The immediate response to this is that Haidt and Lukianoff don’t disagree. They fully appreciate the gravity of less tangible evils, of microaggressions and unspoken cultures. However, their main point is in regards to intent. They place great moral importance on the intention of the actor. Did the offender intend to offend? In the case of Weinstein, a clear and resounding yes. Yet, Haidt would point out, a lot of what their book is dealing with is the response to outrage culture on the college campuses that are trying their hardest to be inclusive and forward-thinking—if there is anywhere we can be certain the intent to do wrong was not there, it’s on these campuses.

Still, I think the criticism holds. The injustice and suffering at the heart of these hidden sins is great enough to warrant cultural change. And while a progressive West Coast campus may not need to be as concerned, the nation must remain on guard. In other words, the warning given by Haidt and Lukianoff may not be as timely for much of the country. We are not totally beyond these insignificant faux pas.

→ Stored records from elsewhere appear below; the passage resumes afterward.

static constexpr int kTeamWaves = 3;
template <int LANES, int CPL, int LEAN>
__global__ __launch_bounds__(64) __attribute__((amdgpu_waves_per_eu(kTeamWaves, 8))) void extd2_team_kernel(DpBatch B, DpParams P, TeamPlan T)
{
	static_assert(CPL == 4 || CPL == 8 || CPL == 16, "columns per lane: direction bytes go out as dwords");
	constexpr int SW = CPL * LANES, PB = 64 / LANES;
	constexpr int kNone = (int)0x80000000;
	const int lane = threadIdx.x, team = lane / LANES, ql = lane % LANES;
	__shared__ int sc_lut[64];
	{
		const int tcode = lane >> 3, qcode = lane & 7;
		sc_lut[lane] = 8 * ((tcode == P.m1 || qcode == P.m1) ? P.sc_N : (tcode == qcode ? P.sc_mch : P.sc_mis)) + 4;
	}
	__builtin_amdgcn_wave_barrier();
	int cls = 0;
	while (cls + 1 < T.n_classes && (int)blockIdx.x >= T.first_block[cls + 1]) ++cls;
	const int n_strips16 = T.n_strips16[cls];
	const long long slot = (long long)((int)blockIdx.x - T.first_block[cls]) * PB + team;
	const bool live = slot < T.count[cls];
	int pid = 0, qlen = 0, tlen = 0;
	if (live) pid = B.idx[T.first_slot[cls] + slot], qlen = B.qlen[pid], tlen = B.tlen[pid];
	const int n_strips = (n_strips16 * 16 + SW - 1) / SW;
	const int qmax = wave_max_i32(qlen > 0 ? qlen : 0);
	const int ksteps = uni(qmax + LANES - 1);
	const int k_last = uni(-wave_max_i32(live && qlen > 0 ? -qlen : (int)0x80000000)) - 1;
	const int R = ksteps, NR = qmax + SW * n_strips + 1;
	const unsigned long long need = dp_team_ws_bytes(qmax, n_strips16, LANES, CPL);
	const unsigned long long base = T.ws_base[cls] + (unsigned long long)((int)blockIdx.x - T.first_block[cls]) * T.ws_need[cls];
	const bool bad_shape = qlen <= 0 || tlen <= 0 || (tlen + SW - 1) / SW > n_strips;
	if (!live) return;
	if (base + need > B.ws_cap && B.err) *B.err = 20;
	if (P.skip || bad_shape || base + need > B.ws_cap) return;
	uint8_t *w0 = B.ws + base;
	const size_t offE = (size_t)(64 * CPL) * n_strips * R;
	uint8_t *const uE0 = w0 + offE, *const uE1 = w0 + offE + (size_t)4 * PB * NR;
	uint8_t *const uD = w0 + offE + (size_t)8 * PB * NR, *const uD23 = uD + (size_t)4 * PB * NR;
	const unsigned lc = (unsigned)CPL * (unsigned)lane, t4 = 4u * (unsigned)team;
	auto at4 = [=](uint8_t *ub, int r) -> int & { return *(int *)(ub + (size_t)r * (4 * PB) + t4); };
	auto atD2 = [=](int r) -> short & { return *(short *)(uD23 + (size_t)r * (4 * PB) + t4); };
	auto atD3 = [=](int r) -> short & { return *(short *)(uD23 + (size_t)r * (4 * PB) + t4 + 2); };
	const uint8_t *query = B.qseq + B.q_off[pid], *target = B.tseq + B.t_off[pid];
	const int with_cigar = !(P.flag & PSVR_EZ_SCORE_ONLY);
	const int neg_qe = s8(-P.q - P.e), neg_qe2 = s8(-P.q2 - P.e2);
	const int x_init = 8 * neg_qe + 3, y_init = 8 * neg_qe + 2, x2_init = 8 * neg_qe2 + 1, y2_init = 8 * neg_qe2;
	const int z_cap = 8 * P.sc_mch + 7;
	const int q_m8 = 8 * P.q - 8, q2_m8 = 8 * P.q2 - 8;
	const int cx = 8 - 8 * s8(P.q + P.e), cx2 = 8 - 8 * s8(P.q2 + P.e2);
	const int long_thres = P.long_thres, ur_short = s8(-P.e), ur_at = s8(P.long_diff), ur_long = s8(-P.e2);
	auto ur_of = [=](int r) { return r == 0 ? neg_qe : r < long_thres ? ur_short : r == long_thres ? ur_at : ur_long; };
	auto h_above = [&](int t) {
		int h = -P.qe_pre;
		const int lt = P.long_thres;
		if (t >= 1) {
			if (lt >= 1) h += t < lt ? t * s8(-P.e) : (lt - 1) * s8(-P.e) + s8(P.long_diff) + (t - lt) * s8(-P.e2);
			else h += t * s8(-P.e2);
		}
		return h;
	};
	auto frank = [](int p) { return (((p << 12) + p) & 0x3fff) ^ 0x3fff; };
	const int ns = (tlen + SW - 1) / SW;
	for (int sv = 0; sv < ns; ++sv) {
		const int s = uni(sv);
		const int c0 = SW * s;
		const int ncols = tlen - c0 < SW ? tlen - c0 : SW;
		const int jb = CPL * ql, cb = c0 + jb;
		const int jx = tlen - 1 - cb;
		const bool own = (unsigned)jx < (unsigned)CPL;
		int U[CPL], V[CPL], X[CPL], Y[CPL], X2[CPL], Y2[CPL], H[CPL], TC[CPL];
		int M[CPL], K[CPL], G[CPL];
		bool inr[CPL];
#pragma unroll
		for (int jj = 0; jj < CPL; ++jj) {
			U[jj] = 8 * ur_of(cb + jj);
			V[jj] = 8 * neg_qe, X[jj] = x_init, Y[jj] = y_init, X2[jj] = x2_init, Y2[jj] = y2_init;
			H[jj] = 8 * h_above(cb + jj);
			inr[jj] = jb + jj < ncols;
			TC[jj] = inr[jj] ? (target[cb + jj] & 7) * 32 : 0;
			M[jj] = kNone, G[jj] = frank(cb + jj);
			const int d = cb + jj - ql;
			const int st = max(0, d - qlen + 1), en = min(tlen - 1, d);
			K[jj] = st + ((en - st) & ~3) - cb;
		}
		(void)M, (void)K, (void)G;
		uint8_t *const Ein = (s & 1) ? uE0 : uE1, *const Eout = (s & 1) ? uE1 : uE0;
		unsigned e_prev = 0;
		unsigned dirw[CPL / 4];
		int d_cur = kNone, out_prev = kNone;
		if (s > 0) {
			e_prev = (unsigned)at4(Ein, 0);
			if (!LEAN && 0 <= ksteps - LANES) d_cur = at4(uD, c0);
		}
		unsigned q_cur = ql == 0 ? query[0] : 0u;
		for (int kv = 0; kv < LANES - 1; ++kv) {
			const int k = uni(kv);
#define TEAM_MASKED 1
#define TEAM_TOPROW 1
#include "ksw_row_step.inc"
#undef TEAM_MASKED
#undef TEAM_TOPROW
		}
		{
			const int k = LANES - 1;
#define TEAM_MASKED 0
#define TEAM_TOPROW 1
#include "ksw_row_step.inc"
#undef TEAM_MASKED
#undef TEAM_TOPROW
		}
		for (int kv = LANES; kv < ksteps; ++kv) {
			const int k = uni(kv);
#define TEAM_MASKED 0
#define TEAM_TOPROW 0
#include "ksw_row_step.inc"
#undef TEAM_MASKED
#undef TEAM_TOPROW
		}
		if (with_cigar) {
			uint32_t *const dst = (uint32_t *)(w0 + (size_t)(s * R + ksteps - 1) * (64 * CPL) + lc);
#pragma unroll
			for (int g = 0; g < CPL / 4; ++g) dst[g] = dirw[g];
		}
		if (LEAN) { __threadfence_block(); continue; }
		if (LANES > 1) {
			const int inc = __builtin_amdgcn_update_dpp(kNone, out_prev, 0x101, 0xf, 0xf, false);
			const int m0 = __builtin_amdgcn_update_dpp(kNone, M[0], 0x101, 0xf, 0xf, false);
			M[CPL - 2] = max(M[CPL - 2], ql == LANES - 1 ? kNone : inc);
			M[CPL - 1] = max(M[CPL - 1], ql == LANES - 1 ? kNone : m0);
		}
#pragma unroll
		for (int jj = 0; jj < CPL; ++jj)
			if (jj > 0 || ql == 0) at4(uD, ksteps - ql + cb + jj) = M[jj];
		__threadfence_block();
	}
}
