int ld_op_groupnorm_conv_skip(const void* x, int c, int n, int h, int w, const void* gamma, const void* beta, float eps, const void* wt, const void* bias,
                              const void* s1, int sc1, const void* s2, int sc2, const void* wskip, const void* bskip, const void* rowvec, void* y, int cout,
                              float* part, int* chunks, void* ws, size_t ws_bytes, void* stream_) {
    op_begin();
    if (x == nullptr || wt == nullptr || bias == nullptr || s1 == nullptr || wskip == nullptr || bskip == nullptr || y == nullptr || ws == nullptr) return LD_ERR_ARG;
    if (c <= 0 || sc1 <= 0 || sc2 < 0 || (sc2 > 0 && s2 == nullptr) || cout <= 0 || n <= 0 || h <= 0 || w <= 0) return LD_ERR_ARG;
    if ((gamma == nullptr) != (beta == nullptr) || (part == nullptr) != (chunks == nullptr)) return LD_ERR_ARG;
    if (ws_bytes < ld_op_groupnorm_conv_skip_ws_bytes(c, sc1, sc2, cout, n, h, w)) return LD_ERR_ARG;
    if (chunks != nullptr) *chunks = 0;
    return op_conv_skip(x, c, n, h, w, wt, bias, s1, sc1, s2, sc2, wskip, bskip, rowvec, gamma, beta, eps, y, cout, part, chunks, (char*)ws, (hipStream_t)stream_);
}

int ld_op_repack_conv(const void* src, int dtype, int cout, int cin, void* dst, void* stream) {
    op_begin();
    return repack_conv3x3_launch(src, dtype == LD_F32, cout, cin, (half_t*)dst, (hipStream_t)stream);
}

size_t ld_op_groupnorm_ws_bytes(int n, int hw) {
    op_begin();
    return groupnorm_workspace_bytes(n, hw);
}

int ld_op_groupnorm(const void* x1, int c1, const void* x2, int c2, int n, int hw, const void* gamma, const void* beta, float eps,
                    int silu, void* y, void* ws, void* stream) {
    op_begin();
    return groupnorm_launch((const half_t*)x1, c1, (const half_t*)x2, c2, n, hw, (const half_t*)gamma, (const half_t*)beta, eps,
                            silu, (half_t*)y, (float*)ws, (hipStream_t)stream);
}

int ld_op_layernorm(const void* x, const void* gamma, const void* beta, void* y, int rows, int c, float eps, void* stream) {
    op_begin();
    return layernorm_launch((const half_t*)x, (const half_t*)gamma, (const half_t*)beta, (half_t*)y, rows, c, eps, (hipStream_t)stream);
}

int ld_op_attention(const void* q, int ldq, const void* k, int ldk, const void* vt, int ldvt, void* o, int ldo, int b, int heads,
                    int lq, int lk, int d, float scale, int causal, void* stream) {
    op_begin();
    AttnParams a;
    a.Q = (const half_t*)q; a.ldq = ldq; a.sQ = (long long)lq * ldq;
    a.K = (const half_t*)k; a.ldk = ldk; a.sK = (long long)lk * ldk;
    a.Vt = (const half_t*)vt; a.ldvt = ldvt; a.sV = (long long)heads * d * ldvt;
    a.O = (half_t*)o; a.ldo = ldo; a.sO = (long long)lq * ldo;
    a.B = b; a.H = heads; a.Lq = lq; a.Lk = lk; a.d = d; a.scale = scale; a.causal = causal;
    return attn_op(a, (hipStream_t)stream);
}

int ld_op_attention_rowv(const void* q, int ldq, const void* k, int ldk, const void* v, int ldv, void* o, int ldo, int b, int heads,
                         int lq, int lk, int d, float scale, int causal, void* stream) {
    op_begin();
    const char *qb = (const char*)q, *kb = (const char*)k, *vb = (const char*)v;
    const long long rowb = (long long)ldq * 2;
    const bool fused = ldq == ldk && ldk == ldv && rowb > 0 && (kb - qb >= 0 ? kb - qb : qb - kb) < rowb && (vb - qb >= 0 ? vb - qb : qb - vb) < rowb;
    if (fused && lq != lk) return LD_ERR_SHAPE;
    AttnParams a;
    a.Q = (const half_t*)q; a.ldq = ldq; a.sQ = (long long)lq * ldq;
    a.K = (const half_t*)k; a.ldk = ldk; a.sK = (long long)lk * ldk;
    a.V = (const half_t*)v; a.ldv = ldv; a.sV = (long long)lk * ldv;
    a.O = (half_t*)o; a.ldo = ldo; a.sO = (long long)lq * ldo;
    a.B = b; a.H = heads; a.Lq = lq; a.Lk = lk; a.d = d; a.scale = scale; a.causal = causal;
    return attn_op(a, (hipStream_t)stream);
}
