constexpr int KT_PRE = 3;
struct KTile {
  double al, bl, av[KT_PRE], bv[KT_PRE];
  int vA, vB;
  int a, c, last;
  bool mask_last;
};
template <bool SC1, typename RS>
__device__ __forceinline__ void k_tile_issue(RS rs, int tab8, int ld, int n, int a, int B, int lane, KTile& t) {
  const int c = a + B, m_lo = 4 * a + 9 + PKE, m_hi = 4 * c - 3 - PKE;
  const int last = __builtin_amdgcn_readfirstlane((m_hi - m_lo + 16) >> 4) - 1;
  const int q = lane & 3, moff = (lane & 12) + (lane >> 4);
  const int i = 4 * a + 1 + q, jc = min(4 * c + 1 + q, n);
  const int sA = 16 * ld * 8, sB = 16 * (ld - 1) * 8;
  const int m0 = m_lo + moff, ml = min(m0 + 16 * last, m_hi);
  const int vA = (i - (1 + i) * ld + m0 * ld) * 8;
  const int vB = tab8 + (jc * ld - (m0 + 16 * last) * (ld - 1)) * 8;
  const int vAl = (i - (1 + i) * ld + ml * ld) * 8, vBl = tab8 + (jc * ld - ml * (ld - 1)) * 8;
  t.a = a; t.c = c; t.last = last; t.mask_last = m0 + 16 * last > m_hi; t.vA = vA; t.vB = vB;
#pragma unroll
  for (int u = 0; u < KT_PRE; u++) {
    if (u < last) {
      t.av[u] = SC1 ? buf_load_f64_aux(rs, vA, u * sA) : buf_load_f64(rs, vA, u * sA);
      t.bv[u] = SC1 ? buf_load_f64_aux(rs, vB, (last - u) * sB) : buf_load_f64(rs, vB, (last - u) * sB);
    }
  }
  t.al = SC1 ? buf_load_f64_aux(rs, vAl, 0) : buf_load_f64(rs, vAl, 0);
  t.bl = SC1 ? buf_load_f64_aux(rs, vBl, 0) : buf_load_f64(rs, vBl, 0);
}
template <bool SC1, typename RS, typename ST>
__device__ __forceinline__ void k_tile_finish(RS rs, int ld, const KTile& t, int n, int lane, ST store) {
  const int sA = 16 * ld * 8, sB = 16 * (ld - 1) * 8, last = t.last;
  double acc0 = 0.0, acc1 = 0.0;
#pragma unroll
  for (int u = 0; u < KT_PRE; u++) {
    if (u < last) {
      if (u & 1) acc1 = mfma_f64_4x4x4_4b(t.av[u], t.bv[u], acc1);
      else acc0 = mfma_f64_4x4x4_4b(t.av[u], t.bv[u], acc0);
    }
  }
#pragma unroll
  for (int u0 = KT_PRE; u0 < KT_MF - 1; u0 += KT_DEPTH) {
    if (u0 < last) {
// ... 54 lines not shown
  const int ld = A.ld, tid = threadIdx.x, lane = lane_id();
  const int wave = __builtin_amdgcn_readfirstlane(wave_id());
  double* base = A.ws + (long long)r * A.ws_stride;
  const long long tab = (long long)ld * ld;
  double* DFAR = base + 5 * tab;
  const auto rsX = __builtin_amdgcn_make_buffer_rsrc((void*)base, (short)0, (int)(2 * tab * 8), 0x00020000);
  const int* flagA = A.hflags + (long long)r * 64;
  int* flagB = A.hflags + (long long)r * 64 + 32;
  int* ctl = reinterpret_cast<int*>(&sm);
  if (tid == 0) ctl[0] = 0;
  if (EV.n_targets > 0) {
    constexpr int NEV = NW < 8 ? NW : 8;
    EvalSmem* es = reinterpret_cast<EvalSmem*>(ctl + 32);
    if (wave < NEV)
      for (int k = wave; k < EV.n_targets; k += NEV) eval_one(es[wave], EV, r, k, lane);
  }
  {
    const char* seq = A.seqs + A.rg.off_of(r, n);
    for (int k = tid; k < n; k += NT) { const int c = enc_nt(seq[k]); sm.S[k + 1] = (unsigned char)(c < 0 ? 0 : c); }
    if (tid == 0) { sm.S[0] = 0; sm.S[n + 1] = 0; }
    __syncthreads();
    int32_t* PL = reinterpret_cast<int32_t*>(base + 4 * tab);
    for (int d = PFL_D1 + wave; d < n; d += NW) pf_pl_row<true>(sm, PL, ld, n, d, lane);
    drain_vmem();
  }
  __syncthreads();
  if (tid == 0) st_agent(flagB, A.hbase + KT_D0 - 1);
  const int Bmax = (n - 1) >> 2;
  for (int B = KT_BMIN; B <= Bmax; B++) {
    if (wave == 0) {
      int seen = 0;
      const bool ok = strip_wait(flagA, A.hbase, 4 * B - 5 - PKE, seen);
      if (lane == 0 && (!ok || seen == A.hbase + STRIP_DONE)) ctl[0] = 1;
    }
    __syncthreads();
    if (ctl[0]) break;
    if (!(DRNA_SKIP & 8))
      for (int a = wave; a <= Bmax - B; a += NW) {
        KTile t;
        k_tile_issue<true>(rsX, (int)tab * 8, ld, n, a, B, lane, t);
        k_tile_finish<true>(rsX, ld, t, n, lane, [&](int d, int i, double v) { st_agent(&DFAR[d * ld + i], v); });
      }
    drain_vmem();
    __syncthreads();
    if (tid == 0) st_agent(flagB, A.hbase + (B == Bmax ? n : 4 * B));
  }
}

As a whole, I very much enjoyed The Coddling of the American Mind and found its thesis perceptive. While at times the authors may overstate their case, that there is nothing to be concerned about, generally they recognize these caveats and present their argument with nuance. In as much as this book plays into the wider societal shift to recognize the problems of overbearing parenting and children forgoing free-play, I think its effects are already being felt. And in as much as The Coddling of the American Mind is a discerning description of academia and polarity, I can only hope its message is heard sooner rather than later.